Letkol Andriyani menambahkan, faktor lain yang menjadi perhatian BINDA adalah adanya area-area blank spot atau daerah tanpa sinyal di wilayah Kabupaten Solok Selatan dan Mentawai.
“Meskipun Telkom, Telkomsel, dan Iconet telah memberikan dukungan, beberapa wilayah ini masih terkendala sinyal komunikasi yang bisa berdampak pada kelancaran Pilkada,” ujarnya.
Masa kampanye yang tengah berlangsung juga memunculkan beberapa kekhawatiran, salah satunya adalah keterlibatan anak-anak dalam kampanye.
Hal ini ditekankan oleh Letkol Andriyani sebagai salah satu masalah yang perlu mendapatkan perhatian lebih.
“Masalah infrastruktur juga perlu diatasi, karena masih banyak jalan yang rusak dan sempit, yang berpotensi menghambat pendistribusian logistik Pilkada,” tambahnya.

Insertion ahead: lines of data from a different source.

namespace {
int gn_stats_launch(const char* who, const void* x1, int64_t C1, const void* x2, int64_t C2, float* stats, int64_t nslots, int64_t n_img, int64_t S,
                    int32_t groups, int64_t imgs_per_stat, const GNFuse* fz, v3d_stream_t stream) {
    int rc = gn_check(who, x1, C1, x2, C2, n_img, S, groups);
    if (rc) return rc;
    V3D_REQUIRE(stats != nullptr && imgs_per_stat > 0 && n_img % imgs_per_stat == 0, "%s: bad stats/imgs_per_stat", who);
    V3D_REQUIRE(nslots >= imgs_per_stat, "%s: nslots (%lld) must be >= imgs_per_stat (%lld): one slot per block", who,
                (long long)nslots, (long long)imgs_per_stat);
    const GNGeom g = gn_geom(C1 + C2);
    long long chunks, rpb;
    const long long bytes = n_img * S * (C1 + C2) * 2;
    gn_grid(n_img, S, g, chunks, rpb, bytes > (256ll << 20) ? 768 : 256);
    if (chunks * imgs_per_stat > nslots) {
        chunks = nslots / imgs_per_stat;
        rpb = (S + chunks - 1) / chunks;
        chunks = (S + rpb - 1) / rpb;
    }
    size_t shmem = (size_t)(C1 + C2) * 2 * g.RPP * sizeof(float);
    V3D_REQUIRE(shmem <= 64 * 1024, "%s: C=%lld needs %zu B of LDS", who, (long long)(C1 + C2), shmem);
    if (fz && shmem < (size_t)gn_fin_smem<256>()) shmem = (size_t)gn_fin_smem<256>();
    const dim3 grid((unsigned)chunks, (unsigned)n_img);
    const GNFuse none = {nullptr, nullptr, nullptr, nullptr, 0.0, 0.f};
    if (g.NV == 1) {
        if (fz)
            hipLaunchKernelGGL((gn_stats_kernel<1, 8, true>), grid, dim3(256), shmem, (hipStream_t)stream, (const bf16_t*)x1, (long long)C1,
                               (const bf16_t*)x2, (long long)C2, stats, (long long)nslots, (long long)S, groups, (long long)imgs_per_stat, rpb, *fz);
        else
// ... 50 lines not shown
    V3D_REQUIRE(table && out, "v3d_groupnorm_apply: null pointer");
    V3D_REQUIRE(((uintptr_t)table & 15) == 0, "v3d_groupnorm_apply: table must be 16-byte aligned");
    V3D_REQUIRE(imgs_per_stat > 0 && n_img % imgs_per_stat == 0, "v3d_groupnorm_apply: bad imgs_per_stat");
    const GNGeom g = gn_geom(C1 + C2);
    long long chunks, rpb;
    gn_grid(n_img, S, g, chunks, rpb);
    hipLaunchKernelGGL(gn_apply_kernel, dim3((unsigned)chunks, (unsigned)n_img), dim3(256), 0, (hipStream_t)stream,
                       (const bf16_t*)x1, (long long)C1, (const bf16_t*)x2, (long long)C2, table,
                       (bf16_t*)out, (long long)S, (long long)imgs_per_stat, silu, rpb);
    return v3d_check_launch("v3d_groupnorm_apply");
}

template <int NVT>
__global__ __launch_bounds__(256) void gn_small_kernel(const bf16_t* __restrict__ x1, long long C1, const bf16_t* __restrict__ x2, long long C2,
                                                       const float* __restrict__ gamma, const float* __restrict__ beta, bf16_t* __restrict__ out,
                                                       long long rows, int cpg, int GB, float eps, int silu) {
    extern __shared__ __attribute__((aligned(16))) unsigned char gn_small_lds[];
    float2* part = reinterpret_cast<float2*>(gn_small_lds);
    const int tid = threadIdx.x, lane = tid & 63, wave = tid >> 6;
    const long long C = C1 + C2;
    const int VB = GB * cpg / 8;
    const int vpg = cpg / 8;
    const long long row0 = (long long)blockIdx.y * rows;
    const int c0 = blockIdx.x * GB * cpg;
    const int NV = (int)rows * VB;
    float2* scsh = part + NV;
    float2* gstat = scsh + GB * cpg;
    uint4 v[NVT];
    const int dr = 256 / VB, dc = 256 - dr * VB;
    int r = tid / VB, vc = tid - r * VB;
    const int r_first = r, vc_first = vc;
#pragma unroll
    for (int k = 0; k < NVT; ++k) {
        const bool ok = tid + 256 * k < NV;
        v[k] = load_vec2(x1, C1, x2, C2, row0 + (ok ? r : 0), c0 + (ok ? vc : 0) * 8);
        r += dr; vc += dc;
        if (vc >= VB) { vc -= VB; ++r; }
    }
#pragma unroll
    for (int k = 0; k < NVT; ++k) {
        const int i = tid + 256 * k;
        if (i < NV) {
            float f[8];
            unpack8(v[k], f);
            float sm = 0.f, sq = 0.f;
#pragma unroll
            for (int e = 0; e < 8; ++e) { sm += f[e]; sq += f[e] * f[e]; }
            part[i] = make_float2(sm, sq);
        }
    }
    __syncthreads();
    for (int g = wave; g < GB; g += 4) {
        double sm = 0.0, sq = 0.0;
        for (int rr = lane; rr < (int)rows; rr += 64) {
            const float2* pr = part + rr * VB + g * vpg;
            for (int j = 0; j < vpg; ++j) {
                sm += (double)pr[j].x;
                sq += (double)pr[j].y;
            }
        }
#pragma unroll
        for (int o = 32; o >= 1; o >>= 1) {
            sm += __shfl_xor(sm, o, 64);
            sq += __shfl_xor(sq, o, 64);
        }
        if (lane == 0) {
            const double cnt = (double)rows * cpg;
            const double mean = sm / cnt;
            double var = sq / cnt - mean * mean;
            if (var < 0.0) var = 0.0;
            gstat[g] = make_float2((float)mean, (float)(1.0 / sqrt(var + (double)eps)));
        }
    }
    __syncthreads();
    for (int c = tid; c < GB * cpg; c += 256) {
        const float2 ms = gstat[c / cpg];
        const float sc = gamma[c0 + c] * ms.y;
        scsh[c] = make_float2(sc, beta[c0 + c] - ms.x * sc);
    }
    __syncthreads();
    r = r_first; vc = vc_first;
#pragma unroll
    for (int k = 0; k < NVT; ++k) {
        const int i = tid + 256 * k;
        if (i < NV) {
            float f[8];
            unpack8(v[k], f);
            const float4* t = reinterpret_cast<const float4*>(scsh + vc * 8);
#pragma unroll
            for (int e = 0; e < 8; e += 2) {
                const float4 q = t[e / 2];
                const float y0 = f[e] * q.x + q.y, y1 = f[e + 1] * q.z + q.w;
                f[e] = silu ? silu_f(y0) : y0;
                f[e + 1] = silu ? silu_f(y1) : y1;
            }
            *reinterpret_cast<uint4*>(out + (row0 + r) * C + c0 + vc * 8) = make_uint4(pack2bf(f[0], f[1]), pack2bf(f[2], f[3]), pack2bf(f[4], f[5]), pack2bf(f[6], f[7]));
        }
        r += dr; vc += dc;
        if (vc >= VB) { vc -= VB; ++r; }
    }
// ... 16 lines not shown
    return gn_small_groups(imgs_per_stat * S, C1, C2, groups) > 0;
}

Dalam kesempatan yang sama, Ketua KPU Sumbar, Surya Efitrimen, menekankan bahwa Pilkada Serentak tinggal menghitung hari, yaitu pada 27 November 2024.KPU Sumbar bersama seluruh KPU kabupaten dan kota serta badan adhoc lainnya berkomitmen untuk mendistribusikan logistik Pilkada ke seluruh TPS paling lambat pada H-1 sebelum hari pemungutan suara.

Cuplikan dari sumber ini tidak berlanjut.